Arresting police officers involved in the killing of protesters addresses the broader issue of police accountability and the right to life. Article 26 of the Kenyan Constitution enshrines the right to life, while Article 244 mandates the National Police Service to comply with constitutional standards of human rights and fundamental freedoms. Ensuring that law enforcement officers are held accountable for unlawful killings is crucial for restoring public trust in the police and the justice system.

The call for the reduction of the number of Ministries to fifteen raises questions about the structure and efficiency of the executive branch. While Article 152 of the Constitution outlines the composition of the Cabinet, it allows for a minimum of 14 and maximum of 22 Ministries, leaving room for debate on the optimal size and organization of the executive. Reducing the number of Ministries to 15 could be argued from a perspective of promoting efficiency and reducing government expenditure.

Reconstituting the IEBC within 30 days with strict adherence to Chapter 6 of the Constitution underscores the demand for electoral integrity and leadership accountability. Chapter 6 of the Kenyan Constitution emphasizes the principles of leadership and integrity, requiring public officers to uphold ethical standards and avoid conflicts of interest. The call for a reconstituted IEBC aims to restore public confidence in the electoral process and ensure free and fair elections.

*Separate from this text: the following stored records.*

# reczoo/RecBox

Hardware: AMD Instinct MI355X
Metric: samples/sec fwd+bwd, Criteo-shaped batch 65 536; embedding HBM GB/s vs roofline (higher is better)
Workload: dtype f32; 1 GPU; FM (recbox.ranking) Criteo-shaped 26 sparse + 13 dense, dim 16, batch 65536 per GPU, uniform ids (8 distinct batches resident in HBM, replayed in rotation), fused path, hipGraph replay (one captured step per resident batch), dense-grad autograd contract (persistent grad buffer, rows of the previous step re-zeroed), no optimiser step; global_batch=65536, batch_per_gpu=65536, parallelism=dp1

## Files before the change

### recbox_amd/csrc/rbx_bwd_common.h

```cpp
#pragma once
#include "rbx_internal.h"

namespace rbx {

constexpr int kSortThreads = 256;
#define RBX_SORT_ITEMS 8
constexpr int kSortItems = RBX_SORT_ITEMS;
constexpr int kSortTile = kSortThreads * kSortItems;
constexpr int kChainTiles = 64;
constexpr int kChainPasses = 4;
constexpr int kRadix = 256;
#define RBX_MAX_RADIX_BITS 8
constexpr int kMaxRadixBits = RBX_MAX_RADIX_BITS;
#define RBX_CHUNK 40
constexpr int kChunk = RBX_CHUNK;
constexpr unsigned kLocalBits = 26;
constexpr unsigned kLocalMask = (1u << kLocalBits) - 1u;
constexpr int kNumSamples = 256;

struct KeyField {
  const void* ids;
  long long stride_b;
  int stride_l;
  int vocab;
  int mask_id;
  int pad_id;
  unsigned row_base;
  unsigned lk_off;
  short seq_len;
  unsigned char dtype, pool;
  int reserved;
};
struct KeyPack { KeyField f[RBX_MAX_FIELDS]; };
// ... 2 lines not shown
  float* grad;
  float* grad2;
  const float* table;
  unsigned row_base;
  int out_off;
  short dim;
  short seq_len;
  unsigned char pool, slot;
  short reserved;
  int table_stride;
  int reserved2;
};
struct RedPack { RedField f[RBX_MAX_FIELDS]; };

struct SegPack {
  unsigned tile0[RBX_MAX_FIELDS + 1];
  unsigned lk0[RBX_MAX_FIELDS + 1];
  unsigned row0[RBX_MAX_FIELDS];
  unsigned char first_pass[RBX_MAX_FIELDS];
  int n;
};
static_assert(sizeof(KeyPack) + sizeof(SegPack) + 96 <= 4096, "build_keys_kernel's arguments must fit the 4 KiB kernarg segment");

__device__ __forceinline__ void seg_of_tile(const SegPack& S, unsigned tile, int* seg, unsigned* first, unsigned* count) {
  int lo = 0, hi = S.n - 1;
  while (lo < hi) {
    const int mid = (lo + hi + 1) >> 1;
    if (S.tile0[mid] <= tile) lo = mid; else hi = mid - 1;
  }
  *seg = lo;
  const unsigned f = S.lk0[lo] + (tile - S.tile0[lo]) * static_cast<unsigned>(kSortTile);
  const unsigned end = S.lk0[lo + 1];
  *first = f;
  *count = (end - f < static_cast<unsigned>(kSortTile)) ? end - f : static_cast<unsigned>(kSortTile);
}

template <int RB>
__device__ __forceinline__ unsigned seg_digit(unsigned key, unsigned sentinel, unsigned row0, int shift) {
  const unsigned local = (key == sentinel) ? 0xFFFFFFFFu : key - row0;
  return (local >> shift) & ((1u << RB) - 1u);
}

struct NumField {
  const void* ids;
  float* grad;
  long long stride_b;
  int out_off;
  short dim;
  unsigned char dtype, reserved;
};
struct NumPack { NumField f[RBX_MAX_FIELDS]; };

struct BwdPlan {
  int n_cat = 0, n_num = 0;
  KeyPack keys;
  RedPack red;
  NumPack num;
// ... 144 lines not shown
```

### recbox_amd/csrc/rbx_embed_bwd.hip

```cpp
#include <stdlib.h>
#include "rbx_segreduce.h"

namespace rbx {

static size_t align_up(size_t v, size_t a) { return (v + a - 1) / a * a; }

static int g_sort_chained = -1;
static bool sort_chained_on() {
  if (g_sort_chained < 0) {
    const char* e = getenv("RBX_SORT_CHAINED");
    g_sort_chained = (e != nullptr && e[0] == '0') ? 0 : 1;
  }
  return g_sort_chained != 0;
}

int make_plan(const rbx_field_t* fields, int n, int64_t B, const float* dout, int64_t stride_b, BwdPlan* p,
              int extra_dim, const unsigned long long* lookups_of) {
  if (fields == nullptr || n <= 0 || n > RBX_MAX_FIELDS) return fail(RBX_ERR_INVALID, "bad field array");
  FieldPack tmp;
  int rc = pack_fields(fields, n, B, true, &tmp);
  if (rc != RBX_OK) return rc;
  unsigned long long lookups = 0, rows = 0;
  const float* seen_table[RBX_MAX_FIELDS];
  unsigned seen_base[RBX_MAX_FIELDS];
// ... 79 lines not shown
    unsigned tiles = 0, lk = 0;
    unsigned long long max_rows = 1;
    unsigned long long rows_of_seg[RBX_MAX_FIELDS];
    int c = 0;
    while (c < p->n_cat) {
      int end = last_field_of_table[field_table[c]];
      unsigned long long seg_rows = 0;
      unsigned seg_lk = 0;
      const unsigned row0 = p->keys.f[c].row_base;
      int t_lo = field_table[c], t_hi = field_table[c];
      for (int k = c; k <= end; ++k) {
        if (last_field_of_table[field_table[k]] > end) end = last_field_of_table[field_table[k]];
        if (field_table[k] > t_hi) t_hi = field_table[k];
        if (field_table[k] < t_lo) t_lo = field_table[k];
        seg_lk += field_lookups[k];
      }
      for (int t = t_lo; t <= t_hi; ++t) seg_rows += static_cast<unsigned long long>(seen_vocab[t]);
      if (seg_lk > 0) {
        S.tile0[S.n] = tiles;
        S.lk0[S.n] = lk;
        S.row0[S.n] = row0;
        rows_of_seg[S.n] = seg_rows;
        ++S.n;
        tiles += (seg_lk + kSortTile - 1) / kSortTile;
        lk += seg_lk;
        if (seg_rows > max_rows) max_rows = seg_rows;
      }
      c = end + 1;
    }
    S.tile0[S.n] = tiles;
    S.lk0[S.n] = lk;
    p->n_tiles = tiles;
    unsigned max_nt = 0;
    for (int g = 0; g < S.n; ++g)
      if (S.tile0[g + 1] - S.tile0[g] > max_nt) max_nt = S.tile0[g + 1] - S.tile0[g];
    p->chained = max_nt <= static_cast<unsigned>(kChainTiles);
    int bits = 1;
    while ((1ull << bits) <= max_rows) ++bits;
    p->passes = (bits + kMaxRadixBits - 1) / kMaxRadixBits;
    const int per = (bits + p->passes - 1) / p->passes;
    p->radix_bits = per <= 8 ? 8 : (per <= 10 ? 10 : 11);
    for (int g = 0; g < S.n; ++g) {
      int sb = 1;
      while ((1ull << sb) <= rows_of_seg[g]) ++sb;
      const int need = (sb + p->radix_bits - 1) / p->radix_bits;
      S.first_pass[g] = static_cast<unsigned char>(p->passes - need);
    }
  }
  {
    int c = static_cast<int>(p->n_lookups / 32768u) / 8 * 8;
    if (c < 16) c = 16;
    if (c > kChunk) c = kChunk;
    p->chunk = c;
  }
  p->n_chunks = (p->n_lookups + p->chunk - 1) / p->chunk;
  p->num_blocks = static_cast<unsigned>((B + kNumSamples - 1) / kNumSamples);
  size_t o = 0;
  const size_t nl = align_up(static_cast<size_t>(p->n_lookups) * 4, 256);
  p->off_keys[0] = o; o += nl;
  p->off_keys[1] = o; o += nl;
  p->off_vals[0] = o; o += nl;
  p->off_vals[1] = o; o += nl;
  const size_t radix = static_cast<size_t>(1) << p->radix_bits;
  p->chained = sort_chained_on() && p->chained && p->passes <= kChainPasses && p->radix_bits == 8;
  p->off_hist = o;
  o += p->chained ? align_up((2 * static_cast<size_t>(p->n_tiles) * radix + p->n_tiles + static_cast<size_t>(p->segs.n) * radix) *
                             p->passes * 4, 256)
                  : align_up(static_cast<size_t>(p->n_tiles) * radix * 4 + 4, 256);
  p->off_ssum = o; o += align_up((static_cast<size_t>(p->n_tiles) * radix / 4096 + 2) * 4, 256);
  p->sum_stride = p->max_dim + extra_dim;
  p->off_head = o; o += align_up(static_cast<size_t>(p->n_chunks) * p->sum_stride * 4, 256);
  p->off_tail = o; o += align_up(static_cast<size_t>(p->n_chunks) * p->sum_stride * 4, 256);
  p->off_flags = o; o += align_up(static_cast<size_t>(p->n_chunks) * 4, 256);
  p->off_fin = o; o += align_up((2 * static_cast<size_t>(p->n_chunks) + 3 + kLongSlots) * 4, 256);
  p->off_long = o; o += align_up(static_cast<size_t>(kLongSlots) * p->sum_stride * 4, 256);
  p->off_num = o; o += align_up(static_cast<size_t>(p->n_num) * p->num_blocks * p->max_dim * 4, 256);
  p->bytes = o + 256;
  return RBX_OK;
}


template <int RB>
__global__ __launch_bounds__(kSortThreads) void build_keys_kernel(const KeyPack P, const int n_cat, const SegPack S,
                                                         const unsigned sentinel, unsigned* __restrict__ keys0,
                                                         unsigned* __restrict__ vals0, unsigned* __restrict__ keys1,
                                                         unsigned* __restrict__ vals1, int* __restrict__ status,
                                                         unsigned* __restrict__ fin, unsigned* __restrict__ hist,
                                                         const int chain_passes, const unsigned n_tiles) {
  constexpr int R = 1 << RB;
  constexpr int kCP = (RB == 8) ? kChainPasses : 1;
  if (blockIdx.x == 0 && threadIdx.x == 0) {
    fin[0] = 0;
    fin[1] = 0;
    fin[2] = 0;
  }
  __shared__ KeyField sf[RBX_MAX_FIELDS];
  {
    const int words = n_cat * static_cast<int>(sizeof(KeyField) / 4);
    const int* src = reinterpret_cast<const int*>(&P);
    int* dst = reinterpret_cast<int*>(sf);
    for (int i = threadIdx.x; i < words; i += blockDim.x) dst[i] = src[i];
  }
  __shared__ unsigned cnt[kCP][R];
  for (int d = threadIdx.x; d < kCP * R; d += kSortThreads) (&cnt[0][0])[d] = 0;
  __syncthreads();
  int seg;
  unsigned tile0, tile_n;
  seg_of_tile(S, blockIdx.x, &seg, &tile0, &tile_n);
  const unsigned row0 = S.row0[seg];
  const int fp = S.first_pass[seg];
  unsigned* __restrict__ keys = (fp & 1) ? keys1 : keys0;
  unsigned* __restrict__ vals = (fp & 1) ? vals1 : vals0;
#pragma unroll
  for (int it = 0; it < kSortItems; ++it) {
    const unsigned off = it * kSortThreads + threadIdx.x;
    if (off >= tile_n) break;
    const unsigned j = tile0 + off;
    int lo = 0, hi = n_cat - 1;
    while (lo < hi) {
      const int mid = (lo + hi + 1) >> 1;
      if (sf[mid].lk_off <= j) lo = mid; else hi = mid - 1;
    }
    const KeyField& fd = sf[lo];
    const unsigned local = j - fd.lk_off;
    const unsigned L = static_cast<unsigned>(fd.seq_len);
    const unsigned b = local / L;
    const unsigned l = local - b * L;
    const long long id = load_id(fd.ids, static_cast<long long>(b) * fd.stride_b + static_cast<long long>(l) * fd.stride_l,
                                 fd.dtype);
    unsigned key = sentinel;
    if (id < 0 || id >= fd.vocab) {
      if (status != nullptr) atomicOr(status, 1);
    } else {
      const bool id_pool = fd.pool == RBX_POOL_MEAN_ID || fd.pool == RBX_POOL_SUM_ID;
      if (id != fd.pad_id && !(id_pool && id == fd.mask_id)) key = fd.row_base + static_cast<unsigned>(id);
    }
    keys[j] = key;
    vals[j] = (static_cast<unsigned>(lo) << kLocalBits) | local;
    if (chain_passes > 0) {
#pragma unroll
      for (int k = 0; k < kCP; ++k)
        if (fp + k < chain_passes) atomicAdd(&cnt[k][seg_digit<RB>(key, sentinel, row0, k * RB)], 1u);
    } else if (fp == 0) {
      atomicAdd(&cnt[0][seg_digit<RB>(key, sentinel, row0, 0)], 1u);
    }
  }
  if (chain_passes > 0) {
    __syncthreads();
    const size_t plane = static_cast<size_t>(n_tiles) * R;
    unsigned* flags = hist + 2 * plane * chain_passes;
    for (int k = 0; fp + k < chain_passes; ++k) {
      unsigned* h = hist + plane * (fp + k) + static_cast<size_t>(blockIdx.x) * R;
      for (int d = threadIdx.x; d < R; d += kSortThreads) h[d] = cnt[k < kCP ? k : 0][d];
      if (threadIdx.x == 0) flags[static_cast<size_t>(fp + k) * n_tiles + blockIdx.x] = 0u;
    }
    return;
  }
  if (fp != 0) return;
  __syncthreads();
  const unsigned t_in = blockIdx.x - S.tile0[seg], nt = S.tile0[seg + 1] - S.tile0[seg];
  unsigned* h = hist + static_cast<size_t>(S.tile0[seg]) * R + t_in;
  for (int d = threadIdx.x; d < R; d += kSortThreads) h[static_cast<size_t>(d) * nt] = cnt[0][d];
}
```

Of Course, there are some demands that I do not agree with. Some youths have alluded to change of the constitutional provision of women representatives and reduction of the number of counties. My position will remain the same with hope to persuade my fellow youth to understand the history and the struggle of making the constitution. Each section was drafted for a reason and there is no need to change it at the moment. Being a teenager, we should first realize what it can do for us in its current form before we make any proposals to alter any Article.

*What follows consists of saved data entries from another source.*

constexpr uint32_t C32 = (1u << 25) - 2;
KB_HD void mds_light64(uint64_t s[16]) {
#pragma unroll
  for (int b = 0; b < 16; b += 4) {
    const uint64_t x0 = s[b], x1 = s[b + 1], x2 = s[b + 2], x3 = s[b + 3];
    const uint64_t t01 = x0 + x1, t23 = x2 + x3, t0123 = t01 + t23;
    const uint64_t t01123 = t0123 + x1, t01233 = t0123 + x3;
    s[b + 3] = t01233 + (x0 + x0);
    s[b + 1] = t01123 + (x2 + x2);
    s[b + 0] = t01123 + t01;
    s[b + 2] = t01233 + t23;
  }
  uint64_t sums[4];
#pragma unroll
  for (int k = 0; k < 4; k++) sums[k] = (s[k] + s[4 + k]) + (s[8 + k] + s[12 + k]);
#pragma unroll
  for (int i = 0; i < 16; i++) s[i] += sums[i & 3];
}
constexpr int32_t centred(uint32_t x) { return x > P / 2 ? (int32_t)(x - P) : (int32_t)x; }
struct P2Signed {
  int32_t rc_init[4][16];
  int32_t rc_term[4][16];
  int32_t rc_int[13];
  int32_t d[16];
  int32_t k;
};
constexpr P2Signed make_p2_signed() {
  P2Signed t{};
  for (int r = 0; r < 4; r++)
    for (int i = 0; i < 16; i++) {
      t.rc_init[r][i] = centred(P2.ext_init_r2[r][i]);
      t.rc_term[r][i] = centred(P2.ext_term_r2[r][i]);
    }
  for (int r = 0; r < 13; r++) t.rc_int[r] = centred(to_mont_c(P2.internal[r]));
  for (int i = 0; i < 16; i++) t.d[i] = centred(P2.diag[i]);
  t.k = centred(R2);
  return t;
}
constexpr P2Signed P2S = make_p2_signed();

struct P2Pre {
  int32_t init0[16];
  int32_t init[4][16];
  int32_t term[4][16];
};
constexpr uint32_t cmul_mod(uint32_t a, uint32_t b) { return (uint32_t)((uint64_t)a * b % P); }
constexpr void m4_inverse(uint32_t inv[4][4]) {
  constexpr uint32_t m4[4][4] = {{2, 3, 1, 1}, {1, 2, 3, 1}, {1, 1, 2, 3}, {3, 1, 1, 2}};
  uint32_t a[4][8] = {};
  for (int i = 0; i < 4; i++)
    for (int j = 0; j < 4; j++) {
      a[i][j] = m4[i][j];
      a[i][4 + j] = i == j;
    }
  for (int c = 0; c < 4; c++) {
    int piv = c;
    while (a[piv][c] == 0) piv++;
    for (int j = 0; j < 8; j++) {
      const uint32_t t = a[c][j];
      a[c][j] = a[piv][j];
      a[piv][j] = t;
    }
    const uint32_t iv = cpow(a[c][c], P - 2);
    for (int j = 0; j < 8; j++) a[c][j] = cmul_mod(a[c][j], iv);
    for (int i = 0; i < 4; i++)
      if (i != c && a[i][c]) {
        const uint32_t f = a[i][c];
        for (int j = 0; j < 8; j++) a[i][j] = (a[i][j] + P - cmul_mod(f, a[c][j])) % P;
      }
  }
  for (int i = 0; i < 4; i++)
    for (int j = 0; j < 4; j++) inv[i][j] = a[i][4 + j];
}
constexpr void mds_light_inverse(const uint32_t v[16], int32_t out[16]) {
  uint32_t inv[4][4] = {};
  m4_inverse(inv);
  const uint32_t inv5 = cpow(5, P - 2);
  uint32_t w[16] = {};
  for (int k = 0; k < 4; k++) {
    uint64_t sum = 0;
    for (int b = 0; b < 4; b++) sum += v[4 * b + k];
    const uint32_t s5 = cmul_mod((uint32_t)(sum % P), inv5);
    for (int b = 0; b < 4; b++) w[4 * b + k] = (v[4 * b + k] + P - s5) % P;
  }
  for (int b = 0; b < 4; b++)
    for (int i = 0; i < 4; i++) {
      uint64_t acc = 0;
      for (int j = 0; j < 4; j++) acc += (uint64_t)inv[i][j] * w[4 * b + j] % P;
      out[4 * b + i] = centred((uint32_t)(acc % P));
    }
}
constexpr P2Pre make_p2_pre() {
  P2Pre t{};
  mds_light_inverse(P2.ext_init_r2[0], t.init0);
  for (int r = 0; r < 3; r++) {
    mds_light_inverse(P2.ext_init_r2[r + 1], t.init[r]);
    mds_light_inverse(P2.ext_term_r2[r + 1], t.term[r]);
  }
  uint32_t e0[16] = {};
  e0[0] = to_mont_c(P2.internal[0]);
  mds_light_inverse(e0, t.init[3]);
  return t;
}
constexpr P2Pre P2PRE = make_p2_pre();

The final demand, to cease all dialogue, reflects a sentiment of frustration and urgency among the protesters. While dialogue is a cornerstone of democratic governance and conflict resolution, the insistence that “the time to talk is over” signifies a demand for immediate and tangible action rather than prolonged negotiations. This stance poses challenges for political leaders and stakeholders who must balance the need for dialogue with the imperative for decisive action to address the protesters’ grievances.

Conclusion

In conclusion, the renewed protests we are witnessing currently in Kenya are one of the many decisive moments of our nation in the struggle for justice, accountability, and good governance. The vibrancy with which these young and other concerned citizens’ voices are trumpeting represents and rings with deep dissatisfaction with the status quo, making an unflinching call for change. The Constitution that held so many promises for many became a beacon of success and, at the same time, a document of unfulfilled promises in our democratic journey. We have witnessed this with the #RejectFinanceBill2023 campaign; indeed, that is a clear picture of what people can do if they come together to stand against the government. But as Kasmuel McOure put it, protests are not against the government per se; rather, they seek to ensure good governance and that the government acts within its constitutional mandate.

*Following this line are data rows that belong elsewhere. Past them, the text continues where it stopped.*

+                    const f32x4 A = sW2[(c * kNS + i) * 64 + lane];
+#endif
+#pragma unroll
+                    for (int kk = 0; kk < 4; ++kk) acc2[i] = __builtin_amdgcn_mfma_f32_16x16x4f32(A[kk], acc1[c][kk], acc2[i], 0, 0, 0);
+                }
+            };
+            auto layer1_tail = [&]() {
+                const float m3 = P.m3, m4 = P.m4, m5 = P.m5, m6 = P.m6, m10 = P.m10, m11 = P.m11, m12 = P.m12, m13 = P.m13;
+                const bool depth_in_q3 = K < 8;
+                if (depth_in_q3 && q == 3) m8 = depth;
+                const f32x4 mb[4] = {(f32x4){m1, m2, m3, m4}, (f32x4){m5, m6, m8, m9}, (f32x4){m10, m11, m12, m13}, (f32x4){depth, 0.f, 0.f, 0.f}};
+#pragma unroll
+                for (int c = 0; c < 3; ++c) {
+#pragma unroll
+                    for (int i = 0; i < kNS; ++i) {
+                        const f32x4 A = sW1[((K + c) * kNS + i) * 64 + lane];
+#pragma unroll
+                        for (int kk = 0; kk < 4; ++kk) acc1[i] = __builtin_amdgcn_mfma_f32_16x16x4f32(A[kk], mb[c][kk], acc1[i], 0, 0, 0);
+                    }
+                }
+                if (!depth_in_q3) {
+#pragma unroll
+                    for (int i = 0; i < kNS; ++i) {
+                        const float A0 = reinterpret_cast<const float *>(&sW1[((K + 3) * kNS + i) * 64 + lane])[0];
+                        acc1[i] = __builtin_amdgcn_mfma_f32_16x16x4f32(A0, mb[3][0], acc1[i], 0, 0, 0);
+                    }
+                }
+#pragma unroll
+                for (int r = 0; r < 4; ++r) acc1[0][r] = lrelu01(acc1[0][r]);
+#pragma unroll
+                for (int i = 0; i < kNS; ++i) acc2[i] = *reinterpret_cast<const f32x4 *>(s_b2 + 16 * i + 4 * q);
+                __builtin_amdgcn_s_setprio(0);
+                layer2_chunk(0);
+            };
+            auto view_rt = [&](int k, const Tap &cur, const Wts &wc) {
+                f32x4 wv;
+#ifdef IDH_ABL_FV2_NOBLEND
+                wv = cur.t00 + cur.t11;
+                float part = wc.w00 + wc.w11 + cur.t01[0] + cur.t10[0];
+#else
+#pragma unroll
+                for (int e = 0; e < 4; ++e)
+                    wv[e] = fmaf(wc.w11, cur.t11[e], fmaf(wc.w10, cur.t10[e], fmaf(wc.w01, cur.t01[e], wc.w00 * cur.t00[e])));
+                float part = wv[0] * cur4[0];
+                part = fmaf(wv[1], cur4[1], part); part = fmaf(wv[2], cur4[2], part); part = fmaf(wv[3], cur4[3], part);
+                part += __shfl_xor(part, 16, 64);
+                part += __shfl_xor(part, 32, 64);
+#endif
+                m2 = (k == q) ? part : m2;
+                m9 = (k == q + 4) ? part : m9;
+#pragma unroll
+                for (int i = 0; i < kNS; ++i) {
+#ifdef IDH_ABL_FV2_NOLDSA
+                    const f32x4 A = (f32x4){1.f, 2.f, 3.f, 4.f} * (float)(i + 1);
+#else
+                    const f32x4 A = sW1[(k * kNS + i) * 64 + lane];
+#endif
+#pragma unroll
+                    for (int kk = 0; kk < 4; ++kk) acc1[i] = __builtin_amdgcn_mfma_f32_16x16x4f32(A[kk], wv[kk], acc1[i], 0, 0, 0);
+                }
+            };
+            if (act == all_views) {
+#pragma unroll
+                for (int i = 0; i < kNS; ++i) acc1[i] = pre[i];
+#pragma unroll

We draw our demands from the basics of our fundamental principles enshrined in the constitution, from the right to demonstrate to the call for transparency and integrity in leadership. The journey ahead is full of thorns, though an opportunity to win back our noble democratic ideals. We continue to press for the implementation of our demands; let us continue to remain steadfast in the call for justice and the rule of law. That is what we owe to the hundreds of thousands that gave their lives fighting for the liberties we enjoy today. We owe it to ourselves, we owe it to our children and grandchildren, to ensure that now, more than ever, the promise of the Constitution is fully realized. Now is the time for action, and together, that will set us on the path to a better, more just Kenya.